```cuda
static int check_gemm_layout(const udb_gemm_t* g) {
  const int sm = g->store_mode;
  if (g->M < 1 || g->N < 1 || g->K < 1) { set_error("udb_gemm_f16: M=%d N=%d K=%d must be >= 1", g->M, g->N, g->K); return 1; }
  if (sm < UDB_STORE_ROWS || sm > UDB_STORE_HEAD) { set_error("udb_gemm_f16: unknown store_mode %d", sm); return 1; }
  const long long ldr = g->ldr > 0 ? g->ldr : g->ldc;
  if (sm == UDB_STORE_HEAD) {
    if (!g->out || !g->out_f32 || !aligned(g->out, 4)) { set_error("udb_gemm_f16: HEAD store needs a 4-byte aligned f32 `out`"); return 1; }
    if (!g->head_w || !aligned(g->head_w, 16)) { set_error("udb_gemm_f16: `head_w` must be non-null and 16-byte aligned"); return 1; }
  } else {
    if (g->out && !aligned(g->out, g->out_f32 ? 16 : 8)) {
      set_error("udb_gemm_f16: `out` %p must be %d-byte aligned", g->out, g->out_f32 ? 16 : 8); return 1;
    }
    if (g->out2 && !aligned(g->out2, 8)) { set_error("udb_gemm_f16: `out2` %p must be 8-byte aligned", g->out2); return 1; }
    if (g->resid && !aligned(g->resid, g->resid_f32 ? 16 : 8)) {
// ... 58 lines not shown

  if (g->a_mode == UDB_A_CONV3X3) {
    const int pad = g->conv_off == 0 ? 2 : (g->conv_off == -1 ? 0 : -1);
    if (pad < 0) { set_error("udb_gemm_f16: `conv_off`=%d must be 0 (prepadded) or -1 (zero padding)", g->conv_off); return 1; }
    if (g->conv_inH != g->conv_H + pad || g->conv_inW != g->conv_W + pad) {
      set_error("udb_gemm_f16: `conv_inH`x`conv_inW` = %dx%d must be %dx%d for conv_off %d", g->conv_inH, g->conv_inW, g->conv_H + pad,
                g->conv_W + pad, g->conv_off);
      return 1;
    }
  }
  return 0;
}

static bool tma_epilogue_ok(const udb_gemm_t* g) {
  const char* env = getenv("UDB_GEMM_TMA_EPILOGUE");
  if (env && atoi(env) == 0) return false;
  if (g->store_mode != UDB_STORE_ROWS || g->a_mode != UDB_A_MATRIX || g->rows_per_group > 0 || g->resid_mod > 0) return false;
  if (g->out_split || g->out2 || g->ln_stats_out || g->ln_stats_in || !g->out) return false;
  if (!aligned(g->out, 16) || (g->ldc * (g->out_f32 ? 4 : 2)) % 16) return false;
  const long long ldr = g->ldr > 0 ? g->ldr : g->ldc;
  return !g->resid || (g->resid_f32 && g->out_f32 && aligned(g->resid, 16) && (ldr * 4) % 16 == 0);
}

static thread_local int g_last_tma_epilogue = 0;

}

extern "C" int udb_gemm_tma_epilogue_used(void) { return udb::g_last_tma_epilogue; }

extern "C" int udb_gemm_f16(const udb_gemm_t* g, void* stream) {
  using namespace udb;
  if (!g || !g->a || !g->w) { set_error("udb_gemm_f16: null operand"); return 1; }
  if (g->N % 32 != 0) { set_error("udb_gemm_f16: N=%d must be a multiple of 32", g->N); return 1; }
  if (check_gemm_layout(g)) return 1;
  GemmArgs a{};
  a.M = g->M; a.N = g->N; a.K = g->K;
  a.num_kb = (g->K + BK - 1) / BK;
  a.a_mode = g->a_mode;
  a.bias = g->bias; a.gamma = g->gamma; a.resid = g->resid; a.resid_f32 = g->resid_f32;
  a.out = g->out; a.out_f32 = g->out_f32; a.out2 = reinterpret_cast<__half*>(g->out2); a.out2_leaky = g->out2_leaky;
  a.act = g->act; a.store_mode = g->store_mode;
  a.ldc = g->ldc; a.ldr = g->ldr > 0 ? g->ldr : g->ldc;
  a.rpg = g->rows_per_group; a.gstride = g->group_stride; a.roff = g->row_offset;
  a.resid_mod = g->resid_mod; a.resid_roff = g->resid_row_offset;
  a.ct_k = g->ct_k; a.ct_cout = g->ct_cout; a.ct_h = g->ct_h; a.ct_w = g->ct_w; a.ct_pad = g->ct_pad;
  a.conv_coff = g->conv_coff;
  a.head_w = g->head_w; a.head_b = g->head_b; a.head_add = g->head_add;
  a.a_wrap = 0;
  a.out_split = g->out_split;
  if (g->a_split_k > 0) {
    if (g->a_mode != UDB_A_MATRIX || g->a_split_k % BK || g->K != 3 * g->a_split_k || g->lda < 2 * g->a_split_k) {
      set_error("udb_gemm_f16: split operands need a_mode MATRIX, K1 %% 64 == 0, K == 3*K1, lda >= 2*K1 (K1=%d K=%d lda=%d)",
                g->a_split_k, g->K, g->lda);
      return 1;
    }
    a.a_wrap = 2 * g->a_split_k;
  }
  a.stats_out = g->ln_stats_out; a.ln_stats = g->ln_stats_in; a.ln_c1 = g->ln_c1; a.ln_eps = g->ln_eps;
  a.ln_parts = g->ln_parts; a.ln_part_cols = g->ln_part_cols;
  if ((g->ln_stats_out || g->ln_stats_in) && g->store_mode != UDB_STORE_ROWS) {
    set_error("udb_gemm_f16: fused LayerNorm statistics need the ROWS store"); return 1;
  }
  if (g->ln_stats_in && (!g->ln_c1 || g->ln_parts <= 0 || g->ln_part_cols <= 0 || g->rows_per_group > 0)) {
    set_error("udb_gemm_f16: ln_stats_in needs ln_c1, ln_parts, ln_part_cols and an identity row map"); return 1;
  }
  if (g->out_split && (g->out_f32 || !g->out || g->store_mode != UDB_STORE_ROWS)) {
    set_error("udb_gemm_f16: out_split needs an f16 `out` with the ROWS store"); return 1;
  }

  int bn;
  if (g->store_mode == UDB_STORE_HEAD) {
    if (g->N != 32) { set_error("udb_gemm_f16: HEAD store needs N == 32"); return 1; }
    bn = 32;
  } else if (g->N % 256 == 0) bn = 256;
  else if (g->N % 192 == 0) bn = 192;
  else if (g->N % 128 == 0) bn = 128;
  else if (g->N % 64 == 0) bn = 64;
  else bn = 32;
  if (g->store_mode == UDB_STORE_CONVT && (g->ct_cout % 32) != 0) {
    set_error("udb_gemm_f16: CONVT needs Cout %% 32 == 0"); return 1;
  }
  a.tiles_n = (g->N + bn - 1) / bn;
  if (g->ln_stats_out) {
    const int groups = bn >= 64 ? 2 : 1;
    if (g->N % bn || g->ln_parts != a.tiles_n * groups || g->ln_part_cols != bn / groups) {
      set_error("udb_gemm_f16: ln_stats_out with N=%d runs as %d parts of %d columns (caller said %d x %d)", g->N, a.tiles_n * groups,
                bn / groups, g->ln_parts, g->ln_part_cols);
      return 1;
    }
  }

  CUtensorMap tmA, tmB;
  if (g->a_mode == UDB_A_CONV3X3) {
    if (g->conv_C % BK != 0 || g->K != 9 * g->conv_C) {
      set_error("udb_gemm_f16: conv3x3 needs C %% 64 == 0 and K == 9*C (C=%d K=%d)", g->conv_C, g->K);
      return 1;
    }
    if (g->store_mode != UDB_STORE_CONVTILE && g->store_mode != UDB_STORE_HEAD) {
      set_error("udb_gemm_f16: conv3x3 operand needs a CONVTILE or HEAD store"); return 1;
    }
    const int TH = g->conv_TH > 0 ? g->conv_TH : 8, TW = g->conv_TW > 0 ? g->conv_TW : 16;
    if (TH * TW != BM) { set_error("udb_gemm_f16: conv tile %dx%d != 128 pixels", TH, TW); return 1; }
    a.conv_B = g->conv_B; a.conv_H = g->conv_H; a.conv_W = g->conv_W; a.conv_cpb = g->conv_C / BK; a.conv_off = g->conv_off;
    a.conv_TH = TH; a.conv_TW = TW;
    a.conv_tx = (g->conv_W + TW - 1) / TW; a.conv_ty = (g->conv_H + TH - 1) / TH;
    a.tiles_m = g->conv_B * a.conv_tx * a.conv_ty;
    a.M = a.tiles_m * BM;
    const uint64_t cs = g->conv_cstride > 0 ? g->conv_cstride : g->conv_C;
    if ((uint64_t)g->conv_coff + g->conv_C > cs || (g->conv_coff % 8)) {
      set_error("udb_gemm_f16: bad conv channel slice (off %d, C %d, stride %d)", g->conv_coff, g->conv_C, (int)cs);
      return 1;
    }
    const uint64_t dims[4] = {cs, (uint64_t)g->conv_inW, (uint64_t)g->conv_inH, (uint64_t)g->conv_B};
    const uint64_t str[3] = {cs * 2, (uint64_t)g->conv_inW * cs * 2, (uint64_t)g->conv_inH * g->conv_inW * cs * 2};
    const uint32_t box[4] = {(uint32_t)BK, (uint32_t)TW, (uint32_t)TH, 1};
    if (make_tmap_f16(&tmA, g->a, 4, dims, str, box, true)) return 1;
  } else {
    a.tiles_m = (g->M + BM - 1) / BM;
    if (g->store_mode == UDB_STORE_CONVTILE || g->store_mode == UDB_STORE_HEAD) {
      set_error("udb_gemm_f16: tile store modes need a_mode == CONV3X3"); return 1;
    }
    const uint64_t dims[2] = {(uint64_t)(g->a_split_k > 0 ? 2 * g->a_split_k : g->K), (uint64_t)g->M};
    const uint64_t str[1] = {(uint64_t)g->lda * 2};
    const uint32_t box[2] = {(uint32_t)BK, (uint32_t)BM};
    if (make_tmap_f16(&tmA, g->a, 2, dims, str, box, true)) return 1;
  }
  {
    const uint64_t dims[2] = {(uint64_t)g->K, (uint64_t)g->N};
    const uint64_t str[1] = {(uint64_t)g->ldw * 2};
    const uint32_t box[2] = {(uint32_t)BK, (uint32_t)bn};
    if (make_tmap_f16(&tmB, g->w, 2, dims, str, box, true)) return 1;
  }
  const bool tmae = tma_epilogue_ok(g);
  CUtensorMap tmC, tmR;
  memset(&tmC, 0, sizeof(tmC));
  memset(&tmR, 0, sizeof(tmR));
  if (tmae) {
    const uint64_t dims[2] = {(uint64_t)g->N, (uint64_t)g->M};
    const uint64_t str_c[1] = {(uint64_t)g->ldc * (g->out_f32 ? 4 : 2)};
    const uint32_t box_c[2] = {32, 64};
    if (make_tmap(&tmC, g->out, 2, dims, str_c, box_c, g->out_f32 ? CU_TENSOR_MAP_DATA_TYPE_FLOAT32 : CU_TENSOR_MAP_DATA_TYPE_FLOAT16,
                  g->out_f32 ? CU_TENSOR_MAP_SWIZZLE_128B : CU_TENSOR_MAP_SWIZZLE_64B))
      return 1;
    if (g->resid) {
      const uint64_t str_r[1] = {(uint64_t)a.ldr * 4};
      const uint32_t box_r[2] = {32, BM};
      if (make_tmap(&tmR, g->resid, 2, dims, str_r, box_r, CU_TENSOR_MAP_DATA_TYPE_FLOAT32, CU_TENSOR_MAP_SWIZZLE_128B)) return 1;
    }
  }
  g_last_tma_epilogue = tmae ? 1 : 0;
  cudaStream_t st = reinterpret_cast<cudaStream_t>(stream);
  note_work(2.0 * a.M * (double)g->N * g->K,
            2.0 * ((double)a.M * (g->a_mode == UDB_A_CONV3X3 ? g->conv_C : (g->a_split_k ? 2 * g->a_split_k : g->K)) + (double)g->N * g->K) +
                (double)a.M * g->N * ((g->out ? (g->out_f32 ? 4 : 2) : 0) + (g->out2 ? 2 : 0) + (g->resid ? (g->resid_f32 ? 4 : 2) : 0)));
  const bool lnf = g->ln_stats_out || g->ln_stats_in;
  if (lnf) {
    switch (bn) {
      case 256: return launch_gemm<256, true, false>(tmA, tmB, tmC, tmR, a, st);
      case 192: return launch_gemm<192, true, false>(tmA, tmB, tmC, tmR, a, st);
      case 128: return launch_gemm<128, true, false>(tmA, tmB, tmC, tmR, a, st);
      case 64: return launch_gemm<64, true, false>(tmA, tmB, tmC, tmR, a, st);
      default: return launch_gemm<32, true, false>(tmA, tmB, tmC, tmR, a, st);
    }
  }
  if (tmae) {
    switch (bn) {
      case 256: return launch_gemm<256, false, true>(tmA, tmB, tmC, tmR, a, st);
      case 192: return launch_gemm<192, false, true>(tmA, tmB, tmC, tmR, a, st);
      case 128: return launch_gemm<128, false, true>(tmA, tmB, tmC, tmR, a, st);
      case 64: return launch_gemm<64, false, true>(tmA, tmB, tmC, tmR, a, st);
      default: return launch_gemm<32, false, true>(tmA, tmB, tmC, tmR, a, st);
    }
  }
  switch (bn) {
    case 256: return launch_gemm<256, false, false>(tmA, tmB, tmC, tmR, a, st);
    case 192: return launch_gemm<192, false, false>(tmA, tmB, tmC, tmR, a, st);
    case 128: return launch_gemm<128, false, false>(tmA, tmB, tmC, tmR, a, st);
    case 64: return launch_gemm<64, false, false>(tmA, tmB, tmC, tmR, a, st);
    default: return launch_gemm<32, false, false>(tmA, tmB, tmC, tmR, a, st);
  }
}
```

Baseline: 222.4.

## Split last-wave GEMM tiles into narrow N units to balance persistent scheduling

```diff
diff --git a/include/udb.h b/include/udb.h
--- a/include/udb.h
+++ b/include/udb.h
@@ -62,6 +62,13 @@
 
 int udb_gemm_f16(const udb_gemm_t* g, void* stream);
 int udb_gemm_tma_epilogue_used(void);
+
+typedef struct udb_gemm_plan_t {
+  int32_t bn, tiles_m, tiles_n, grid, full, units, width;
+} udb_gemm_plan_t;
+int udb_gemm_plan(const udb_gemm_t* g, int32_t num_sms, udb_gemm_plan_t* plan);
+int udb_gemm_plan_unit(const udb_gemm_plan_t* plan, int32_t unit, int32_t* mt, int32_t* n0, int32_t* width);
+int udb_gemm_last_units(int32_t* full, int32_t* narrow, int32_t* width);
 
 typedef struct udb_conv_halo_t {
   const void* x;
diff --git a/unidepth_b200/_cabi.py b/unidepth_b200/_cabi.py
--- a/unidepth_b200/_cabi.py
+++ b/unidepth_b200/_cabi.py
@@ -35,6 +35,10 @@
     ]
 
 
+class GemmPlan(C.Structure):
+    _fields_ = [("bn", i32), ("tiles_m", i32), ("tiles_n", i32), ("grid", i32), ("full", i32), ("units", i32), ("width", i32)]
+
+
 class ConvHalo(C.Structure):
     _fields_ = [
         ("x", vp), ("w", vp), ("bias", vp),
@@ -219,6 +223,9 @@
     "udb_profile_end": (i32, [C.POINTER(ProfileEntry), i32]),
     "udb_gemm_f16": (i32, [C.POINTER(Gemm), vp]),
     "udb_gemm_tma_epilogue_used": (i32, []),
+    "udb_gemm_plan": (i32, [C.POINTER(Gemm), i32, C.POINTER(GemmPlan)]),
+    "udb_gemm_plan_unit": (i32, [C.POINTER(GemmPlan), i32, C.POINTER(i32), C.POINTER(i32), C.POINTER(i32)]),
+    "udb_gemm_last_units": (i32, [C.POINTER(i32), C.POINTER(i32), C.POINTER(i32)]),
     "udb_conv3x3_halo_f16": (i32, [C.POINTER(ConvHalo), vp]),
     "udb_attention_f16": (i32, [C.POINTER(Attn), vp]),
     "udb_layernorm": (i32, [C.POINTER(LayerNorm), vp]),
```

○ ○ ○ ○

> [What the exercise asks] Where a line of the records contains the word "memset", copy that line.

> [Task answer]
  memset(&tmC, 0, sizeof(tmC));
  memset(&tmR, 0, sizeof(tmR));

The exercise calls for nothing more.